Among the lines below, restate word for word only those from the line with "w_pref[NW][WT + 1], s_w[NW];" through the line with "uint32_t *dg_lds = (uint32_t", with both end lines kept.

Content starts

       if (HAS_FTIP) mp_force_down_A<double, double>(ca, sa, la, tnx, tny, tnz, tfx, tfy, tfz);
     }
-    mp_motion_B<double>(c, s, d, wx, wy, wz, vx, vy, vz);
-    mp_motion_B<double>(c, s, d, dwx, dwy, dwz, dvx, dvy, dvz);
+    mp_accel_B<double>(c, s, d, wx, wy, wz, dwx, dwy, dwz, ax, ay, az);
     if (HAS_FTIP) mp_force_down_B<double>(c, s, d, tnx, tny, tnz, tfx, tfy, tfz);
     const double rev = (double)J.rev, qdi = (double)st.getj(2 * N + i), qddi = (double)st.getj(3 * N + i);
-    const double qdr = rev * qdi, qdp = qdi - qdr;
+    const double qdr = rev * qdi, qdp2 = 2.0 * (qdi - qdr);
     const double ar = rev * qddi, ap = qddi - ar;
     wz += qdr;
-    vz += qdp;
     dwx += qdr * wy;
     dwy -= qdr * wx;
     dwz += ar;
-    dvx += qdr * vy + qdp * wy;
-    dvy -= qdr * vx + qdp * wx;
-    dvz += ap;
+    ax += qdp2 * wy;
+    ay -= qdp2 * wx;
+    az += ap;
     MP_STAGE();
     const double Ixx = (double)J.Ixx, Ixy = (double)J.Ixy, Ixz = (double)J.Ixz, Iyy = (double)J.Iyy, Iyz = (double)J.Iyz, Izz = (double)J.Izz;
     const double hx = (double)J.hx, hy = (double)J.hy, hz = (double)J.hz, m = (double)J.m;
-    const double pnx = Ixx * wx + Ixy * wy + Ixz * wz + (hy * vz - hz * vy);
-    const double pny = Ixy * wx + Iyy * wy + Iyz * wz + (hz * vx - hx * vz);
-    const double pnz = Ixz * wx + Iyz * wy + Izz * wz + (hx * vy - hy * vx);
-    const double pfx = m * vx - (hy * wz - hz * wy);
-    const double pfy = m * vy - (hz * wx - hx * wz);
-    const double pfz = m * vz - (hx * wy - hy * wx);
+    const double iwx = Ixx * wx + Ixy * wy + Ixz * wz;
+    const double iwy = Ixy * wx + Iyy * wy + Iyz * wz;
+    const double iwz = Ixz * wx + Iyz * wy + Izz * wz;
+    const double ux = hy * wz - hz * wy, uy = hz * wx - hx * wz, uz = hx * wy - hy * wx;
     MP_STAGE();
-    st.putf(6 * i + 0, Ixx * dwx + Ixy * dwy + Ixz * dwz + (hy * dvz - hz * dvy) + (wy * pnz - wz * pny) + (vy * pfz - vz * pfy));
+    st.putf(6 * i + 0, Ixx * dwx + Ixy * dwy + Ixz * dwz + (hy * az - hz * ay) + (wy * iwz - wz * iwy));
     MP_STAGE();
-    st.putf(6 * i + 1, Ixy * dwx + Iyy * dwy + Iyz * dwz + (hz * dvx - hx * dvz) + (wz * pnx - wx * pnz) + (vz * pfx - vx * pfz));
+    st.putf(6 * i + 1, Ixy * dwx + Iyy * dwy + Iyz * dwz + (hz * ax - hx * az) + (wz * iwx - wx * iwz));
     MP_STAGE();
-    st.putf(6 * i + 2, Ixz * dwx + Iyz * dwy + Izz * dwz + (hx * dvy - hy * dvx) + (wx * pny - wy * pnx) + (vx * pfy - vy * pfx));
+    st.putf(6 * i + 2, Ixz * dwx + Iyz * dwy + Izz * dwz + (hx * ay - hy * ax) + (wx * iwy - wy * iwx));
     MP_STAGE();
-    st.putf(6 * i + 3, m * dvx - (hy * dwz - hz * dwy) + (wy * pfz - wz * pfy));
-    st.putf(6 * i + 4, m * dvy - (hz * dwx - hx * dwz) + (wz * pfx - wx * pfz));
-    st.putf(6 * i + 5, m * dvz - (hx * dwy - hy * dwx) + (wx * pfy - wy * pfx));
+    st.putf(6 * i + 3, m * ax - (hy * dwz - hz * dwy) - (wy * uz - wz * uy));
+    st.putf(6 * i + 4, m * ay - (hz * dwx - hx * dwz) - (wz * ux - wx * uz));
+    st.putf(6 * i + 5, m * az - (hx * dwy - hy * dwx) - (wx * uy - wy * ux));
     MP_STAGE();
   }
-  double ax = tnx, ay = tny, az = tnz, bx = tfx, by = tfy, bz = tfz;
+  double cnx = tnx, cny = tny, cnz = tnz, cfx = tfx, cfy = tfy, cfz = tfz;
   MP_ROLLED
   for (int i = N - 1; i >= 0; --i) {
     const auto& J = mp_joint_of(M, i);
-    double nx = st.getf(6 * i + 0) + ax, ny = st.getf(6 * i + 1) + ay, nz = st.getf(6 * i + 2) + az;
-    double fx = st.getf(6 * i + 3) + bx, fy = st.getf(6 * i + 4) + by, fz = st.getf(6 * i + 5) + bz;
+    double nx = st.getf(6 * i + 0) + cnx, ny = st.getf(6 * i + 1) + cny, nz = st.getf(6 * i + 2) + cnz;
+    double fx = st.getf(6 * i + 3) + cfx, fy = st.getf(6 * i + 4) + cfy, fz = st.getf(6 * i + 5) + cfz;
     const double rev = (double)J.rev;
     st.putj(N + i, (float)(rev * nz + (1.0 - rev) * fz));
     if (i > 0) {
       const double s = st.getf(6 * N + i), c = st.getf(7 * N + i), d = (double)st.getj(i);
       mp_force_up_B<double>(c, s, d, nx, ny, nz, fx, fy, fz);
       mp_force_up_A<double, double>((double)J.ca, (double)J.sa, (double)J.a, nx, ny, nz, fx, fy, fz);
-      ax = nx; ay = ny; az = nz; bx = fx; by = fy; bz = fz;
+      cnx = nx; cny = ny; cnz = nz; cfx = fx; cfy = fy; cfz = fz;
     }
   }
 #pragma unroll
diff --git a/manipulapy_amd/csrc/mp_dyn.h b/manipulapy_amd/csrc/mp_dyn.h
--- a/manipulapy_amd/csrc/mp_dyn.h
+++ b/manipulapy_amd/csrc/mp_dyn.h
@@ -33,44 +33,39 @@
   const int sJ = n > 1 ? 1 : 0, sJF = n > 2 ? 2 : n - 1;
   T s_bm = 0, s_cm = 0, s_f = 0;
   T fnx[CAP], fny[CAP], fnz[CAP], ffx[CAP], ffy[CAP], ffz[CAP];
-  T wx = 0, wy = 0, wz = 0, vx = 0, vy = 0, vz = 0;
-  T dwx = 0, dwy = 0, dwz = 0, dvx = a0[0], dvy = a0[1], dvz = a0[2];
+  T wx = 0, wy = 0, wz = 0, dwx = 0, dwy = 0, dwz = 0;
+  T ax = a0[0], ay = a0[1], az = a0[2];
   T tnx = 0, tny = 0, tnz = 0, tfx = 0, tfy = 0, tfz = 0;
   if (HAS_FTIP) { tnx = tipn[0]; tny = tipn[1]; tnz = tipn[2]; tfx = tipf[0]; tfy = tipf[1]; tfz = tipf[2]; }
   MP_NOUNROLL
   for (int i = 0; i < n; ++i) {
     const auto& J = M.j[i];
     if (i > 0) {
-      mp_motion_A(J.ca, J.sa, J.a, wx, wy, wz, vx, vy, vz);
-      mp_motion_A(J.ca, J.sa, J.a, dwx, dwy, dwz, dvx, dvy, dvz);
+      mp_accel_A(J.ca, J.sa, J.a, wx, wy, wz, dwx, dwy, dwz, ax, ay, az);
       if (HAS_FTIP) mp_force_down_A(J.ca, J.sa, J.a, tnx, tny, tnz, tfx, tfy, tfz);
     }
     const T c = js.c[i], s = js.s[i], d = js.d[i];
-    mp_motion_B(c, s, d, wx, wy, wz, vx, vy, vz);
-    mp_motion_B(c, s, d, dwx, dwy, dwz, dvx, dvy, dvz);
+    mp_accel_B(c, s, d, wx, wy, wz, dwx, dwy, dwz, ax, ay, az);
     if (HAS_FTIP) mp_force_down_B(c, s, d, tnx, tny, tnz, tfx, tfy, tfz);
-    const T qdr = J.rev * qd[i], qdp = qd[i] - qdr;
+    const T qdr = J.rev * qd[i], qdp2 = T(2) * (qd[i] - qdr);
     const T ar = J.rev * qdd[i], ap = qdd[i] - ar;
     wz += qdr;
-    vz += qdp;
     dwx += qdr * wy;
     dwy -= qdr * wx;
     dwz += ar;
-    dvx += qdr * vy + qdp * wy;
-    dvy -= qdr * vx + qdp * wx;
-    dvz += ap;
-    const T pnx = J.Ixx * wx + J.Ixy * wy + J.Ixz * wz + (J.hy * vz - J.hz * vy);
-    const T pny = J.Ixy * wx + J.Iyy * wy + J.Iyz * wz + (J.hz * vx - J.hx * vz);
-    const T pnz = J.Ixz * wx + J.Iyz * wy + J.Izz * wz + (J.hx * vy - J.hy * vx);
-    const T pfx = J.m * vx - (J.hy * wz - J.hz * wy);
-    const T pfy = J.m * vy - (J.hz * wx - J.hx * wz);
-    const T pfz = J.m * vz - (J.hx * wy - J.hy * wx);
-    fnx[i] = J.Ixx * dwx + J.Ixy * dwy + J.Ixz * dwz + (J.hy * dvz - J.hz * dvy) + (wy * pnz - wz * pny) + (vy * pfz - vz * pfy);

Content ends
Content starts

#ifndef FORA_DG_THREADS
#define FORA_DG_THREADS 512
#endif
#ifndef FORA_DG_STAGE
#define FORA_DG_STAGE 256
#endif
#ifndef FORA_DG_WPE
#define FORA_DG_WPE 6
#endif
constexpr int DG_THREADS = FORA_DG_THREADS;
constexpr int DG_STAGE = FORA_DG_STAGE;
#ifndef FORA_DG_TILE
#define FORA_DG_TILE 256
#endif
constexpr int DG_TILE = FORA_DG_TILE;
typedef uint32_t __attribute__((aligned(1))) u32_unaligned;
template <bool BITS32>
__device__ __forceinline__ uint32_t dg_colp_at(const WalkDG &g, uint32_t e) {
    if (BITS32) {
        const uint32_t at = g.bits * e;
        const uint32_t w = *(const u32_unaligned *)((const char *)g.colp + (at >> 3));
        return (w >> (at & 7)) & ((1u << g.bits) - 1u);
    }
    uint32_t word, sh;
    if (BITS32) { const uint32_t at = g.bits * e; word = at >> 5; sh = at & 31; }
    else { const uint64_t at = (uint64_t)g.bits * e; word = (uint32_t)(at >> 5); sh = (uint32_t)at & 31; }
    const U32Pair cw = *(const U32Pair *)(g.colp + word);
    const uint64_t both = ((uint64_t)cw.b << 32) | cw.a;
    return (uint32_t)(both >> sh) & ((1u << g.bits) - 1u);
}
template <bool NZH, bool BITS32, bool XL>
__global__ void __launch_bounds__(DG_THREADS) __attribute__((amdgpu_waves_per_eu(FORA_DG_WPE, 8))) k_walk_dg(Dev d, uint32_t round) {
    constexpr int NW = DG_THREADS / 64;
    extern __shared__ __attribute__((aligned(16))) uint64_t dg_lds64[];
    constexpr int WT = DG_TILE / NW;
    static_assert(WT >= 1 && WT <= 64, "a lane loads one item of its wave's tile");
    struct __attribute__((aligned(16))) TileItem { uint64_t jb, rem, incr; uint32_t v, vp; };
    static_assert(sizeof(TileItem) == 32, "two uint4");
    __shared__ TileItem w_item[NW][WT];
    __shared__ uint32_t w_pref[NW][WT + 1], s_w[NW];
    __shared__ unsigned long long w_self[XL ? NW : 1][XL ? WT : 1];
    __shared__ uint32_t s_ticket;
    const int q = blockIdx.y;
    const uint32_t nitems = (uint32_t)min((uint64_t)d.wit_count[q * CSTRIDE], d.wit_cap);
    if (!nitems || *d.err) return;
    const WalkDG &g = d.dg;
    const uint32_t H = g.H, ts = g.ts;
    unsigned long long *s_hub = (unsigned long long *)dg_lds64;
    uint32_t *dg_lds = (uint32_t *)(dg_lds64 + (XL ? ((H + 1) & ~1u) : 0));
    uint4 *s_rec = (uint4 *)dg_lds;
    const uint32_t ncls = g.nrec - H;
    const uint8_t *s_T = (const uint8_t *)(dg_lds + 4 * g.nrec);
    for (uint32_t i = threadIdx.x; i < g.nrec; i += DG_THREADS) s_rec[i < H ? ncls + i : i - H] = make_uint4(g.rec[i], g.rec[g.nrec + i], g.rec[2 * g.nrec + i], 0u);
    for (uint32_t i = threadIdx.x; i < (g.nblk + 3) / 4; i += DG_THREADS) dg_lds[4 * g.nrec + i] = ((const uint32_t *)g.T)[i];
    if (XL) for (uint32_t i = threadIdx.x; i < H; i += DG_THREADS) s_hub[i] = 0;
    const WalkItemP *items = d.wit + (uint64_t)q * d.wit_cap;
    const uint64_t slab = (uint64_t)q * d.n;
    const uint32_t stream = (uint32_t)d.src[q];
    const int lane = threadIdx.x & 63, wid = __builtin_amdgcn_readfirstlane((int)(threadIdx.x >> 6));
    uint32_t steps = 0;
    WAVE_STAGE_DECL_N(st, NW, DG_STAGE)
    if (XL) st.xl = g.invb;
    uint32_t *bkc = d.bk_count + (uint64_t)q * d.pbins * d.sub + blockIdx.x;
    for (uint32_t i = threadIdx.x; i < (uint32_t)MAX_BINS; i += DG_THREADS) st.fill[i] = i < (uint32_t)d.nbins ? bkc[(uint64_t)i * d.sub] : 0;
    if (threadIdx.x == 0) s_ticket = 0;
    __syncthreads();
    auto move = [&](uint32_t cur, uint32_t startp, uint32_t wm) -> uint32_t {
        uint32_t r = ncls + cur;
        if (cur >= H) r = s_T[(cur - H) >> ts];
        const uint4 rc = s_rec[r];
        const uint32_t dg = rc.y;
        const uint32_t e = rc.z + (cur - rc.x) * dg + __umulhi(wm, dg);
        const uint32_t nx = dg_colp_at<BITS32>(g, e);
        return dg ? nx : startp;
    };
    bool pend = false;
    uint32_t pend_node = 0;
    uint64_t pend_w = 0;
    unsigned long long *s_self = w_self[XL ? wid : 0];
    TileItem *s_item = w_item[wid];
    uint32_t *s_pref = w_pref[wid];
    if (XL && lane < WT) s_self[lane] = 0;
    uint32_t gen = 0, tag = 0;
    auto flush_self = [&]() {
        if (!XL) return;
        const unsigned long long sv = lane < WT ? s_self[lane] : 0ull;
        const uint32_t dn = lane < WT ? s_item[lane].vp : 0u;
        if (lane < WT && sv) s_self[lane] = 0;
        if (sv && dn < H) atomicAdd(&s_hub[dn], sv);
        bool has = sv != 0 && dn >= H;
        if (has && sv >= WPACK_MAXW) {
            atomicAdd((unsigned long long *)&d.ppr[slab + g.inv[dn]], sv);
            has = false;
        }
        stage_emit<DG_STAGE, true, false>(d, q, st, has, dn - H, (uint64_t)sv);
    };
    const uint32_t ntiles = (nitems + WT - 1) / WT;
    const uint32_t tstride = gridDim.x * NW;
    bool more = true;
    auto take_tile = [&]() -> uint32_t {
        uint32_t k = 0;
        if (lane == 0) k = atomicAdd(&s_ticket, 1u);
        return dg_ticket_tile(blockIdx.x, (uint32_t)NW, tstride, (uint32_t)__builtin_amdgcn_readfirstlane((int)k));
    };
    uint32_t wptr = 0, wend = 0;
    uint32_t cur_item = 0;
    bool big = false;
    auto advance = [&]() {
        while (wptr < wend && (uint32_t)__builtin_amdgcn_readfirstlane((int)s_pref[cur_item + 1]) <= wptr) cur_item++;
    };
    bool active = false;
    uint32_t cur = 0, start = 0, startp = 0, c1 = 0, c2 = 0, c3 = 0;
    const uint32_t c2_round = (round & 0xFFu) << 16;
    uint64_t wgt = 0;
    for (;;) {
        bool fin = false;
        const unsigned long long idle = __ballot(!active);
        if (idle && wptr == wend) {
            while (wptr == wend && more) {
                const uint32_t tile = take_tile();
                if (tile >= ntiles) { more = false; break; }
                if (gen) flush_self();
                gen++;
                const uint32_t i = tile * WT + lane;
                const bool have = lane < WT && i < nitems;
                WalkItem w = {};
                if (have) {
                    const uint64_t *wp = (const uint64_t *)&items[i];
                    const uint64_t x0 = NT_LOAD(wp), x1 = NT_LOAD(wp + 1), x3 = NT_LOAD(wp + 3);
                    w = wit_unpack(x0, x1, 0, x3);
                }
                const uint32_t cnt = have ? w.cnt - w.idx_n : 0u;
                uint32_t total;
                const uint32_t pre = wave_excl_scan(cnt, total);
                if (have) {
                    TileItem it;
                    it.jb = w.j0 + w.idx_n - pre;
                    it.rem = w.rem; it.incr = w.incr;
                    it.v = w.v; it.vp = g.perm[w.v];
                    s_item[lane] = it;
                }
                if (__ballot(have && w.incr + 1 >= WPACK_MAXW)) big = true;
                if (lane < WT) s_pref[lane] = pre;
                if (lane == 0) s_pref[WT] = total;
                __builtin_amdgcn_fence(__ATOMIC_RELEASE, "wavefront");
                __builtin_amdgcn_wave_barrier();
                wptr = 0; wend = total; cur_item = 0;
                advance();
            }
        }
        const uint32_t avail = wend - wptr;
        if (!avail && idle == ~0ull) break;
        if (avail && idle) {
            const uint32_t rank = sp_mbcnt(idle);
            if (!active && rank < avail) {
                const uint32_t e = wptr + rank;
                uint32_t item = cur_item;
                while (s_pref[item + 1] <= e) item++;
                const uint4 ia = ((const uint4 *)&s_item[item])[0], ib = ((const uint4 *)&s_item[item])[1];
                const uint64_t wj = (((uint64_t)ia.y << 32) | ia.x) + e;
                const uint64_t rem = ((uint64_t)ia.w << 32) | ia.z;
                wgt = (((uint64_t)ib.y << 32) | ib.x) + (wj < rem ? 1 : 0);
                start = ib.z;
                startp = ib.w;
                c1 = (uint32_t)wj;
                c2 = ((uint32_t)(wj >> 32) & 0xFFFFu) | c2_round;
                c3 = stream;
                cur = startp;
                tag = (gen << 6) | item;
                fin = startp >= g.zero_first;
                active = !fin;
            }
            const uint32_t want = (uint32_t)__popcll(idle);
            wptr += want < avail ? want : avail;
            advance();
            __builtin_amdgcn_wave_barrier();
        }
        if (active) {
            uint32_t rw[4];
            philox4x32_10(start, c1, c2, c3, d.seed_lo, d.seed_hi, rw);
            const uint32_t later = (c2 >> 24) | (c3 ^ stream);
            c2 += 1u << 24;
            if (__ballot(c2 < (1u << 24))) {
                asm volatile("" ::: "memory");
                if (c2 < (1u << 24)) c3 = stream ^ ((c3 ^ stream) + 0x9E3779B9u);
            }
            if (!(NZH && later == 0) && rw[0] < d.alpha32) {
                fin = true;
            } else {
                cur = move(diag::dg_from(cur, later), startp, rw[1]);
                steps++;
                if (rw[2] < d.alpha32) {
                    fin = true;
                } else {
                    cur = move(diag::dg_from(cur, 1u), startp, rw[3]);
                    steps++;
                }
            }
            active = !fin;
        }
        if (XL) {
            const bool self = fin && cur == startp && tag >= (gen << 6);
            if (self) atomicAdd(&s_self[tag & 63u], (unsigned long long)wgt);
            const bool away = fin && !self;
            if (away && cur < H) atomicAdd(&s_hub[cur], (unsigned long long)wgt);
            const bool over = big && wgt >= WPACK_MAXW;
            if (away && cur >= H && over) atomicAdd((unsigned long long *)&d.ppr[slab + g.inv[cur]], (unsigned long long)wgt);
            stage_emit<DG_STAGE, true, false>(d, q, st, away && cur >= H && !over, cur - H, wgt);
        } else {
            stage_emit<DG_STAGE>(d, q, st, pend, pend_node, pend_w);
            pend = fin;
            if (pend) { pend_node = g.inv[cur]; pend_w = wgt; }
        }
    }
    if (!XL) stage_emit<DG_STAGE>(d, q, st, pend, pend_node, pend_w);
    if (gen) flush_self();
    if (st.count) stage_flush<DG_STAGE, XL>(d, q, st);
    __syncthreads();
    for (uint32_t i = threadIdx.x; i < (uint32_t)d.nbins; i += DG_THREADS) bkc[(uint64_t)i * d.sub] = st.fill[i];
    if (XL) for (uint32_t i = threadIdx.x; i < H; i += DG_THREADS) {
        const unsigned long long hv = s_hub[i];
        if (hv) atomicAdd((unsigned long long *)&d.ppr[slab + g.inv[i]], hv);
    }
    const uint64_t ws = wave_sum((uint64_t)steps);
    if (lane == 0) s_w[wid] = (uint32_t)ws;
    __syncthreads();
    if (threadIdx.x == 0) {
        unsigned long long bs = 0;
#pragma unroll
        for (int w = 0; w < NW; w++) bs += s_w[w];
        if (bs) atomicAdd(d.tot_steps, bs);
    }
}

Content ends

Answer to the problem:
    __shared__ uint32_t w_pref[NW][WT + 1], s_w[NW];
    __shared__ unsigned long long w_self[XL ? NW : 1][XL ? WT : 1];
    __shared__ uint32_t s_ticket;
    const int q = blockIdx.y;
    const uint32_t nitems = (uint32_t)min((uint64_t)d.wit_count[q * CSTRIDE], d.wit_cap);
    if (!nitems || *d.err) return;
    const WalkDG &g = d.dg;
    const uint32_t H = g.H, ts = g.ts;
    unsigned long long *s_hub = (unsigned long long *)dg_lds64;
    uint32_t *dg_lds = (uint32_t *)(dg_lds64 + (XL ? ((H + 1) & ~1u) : 0));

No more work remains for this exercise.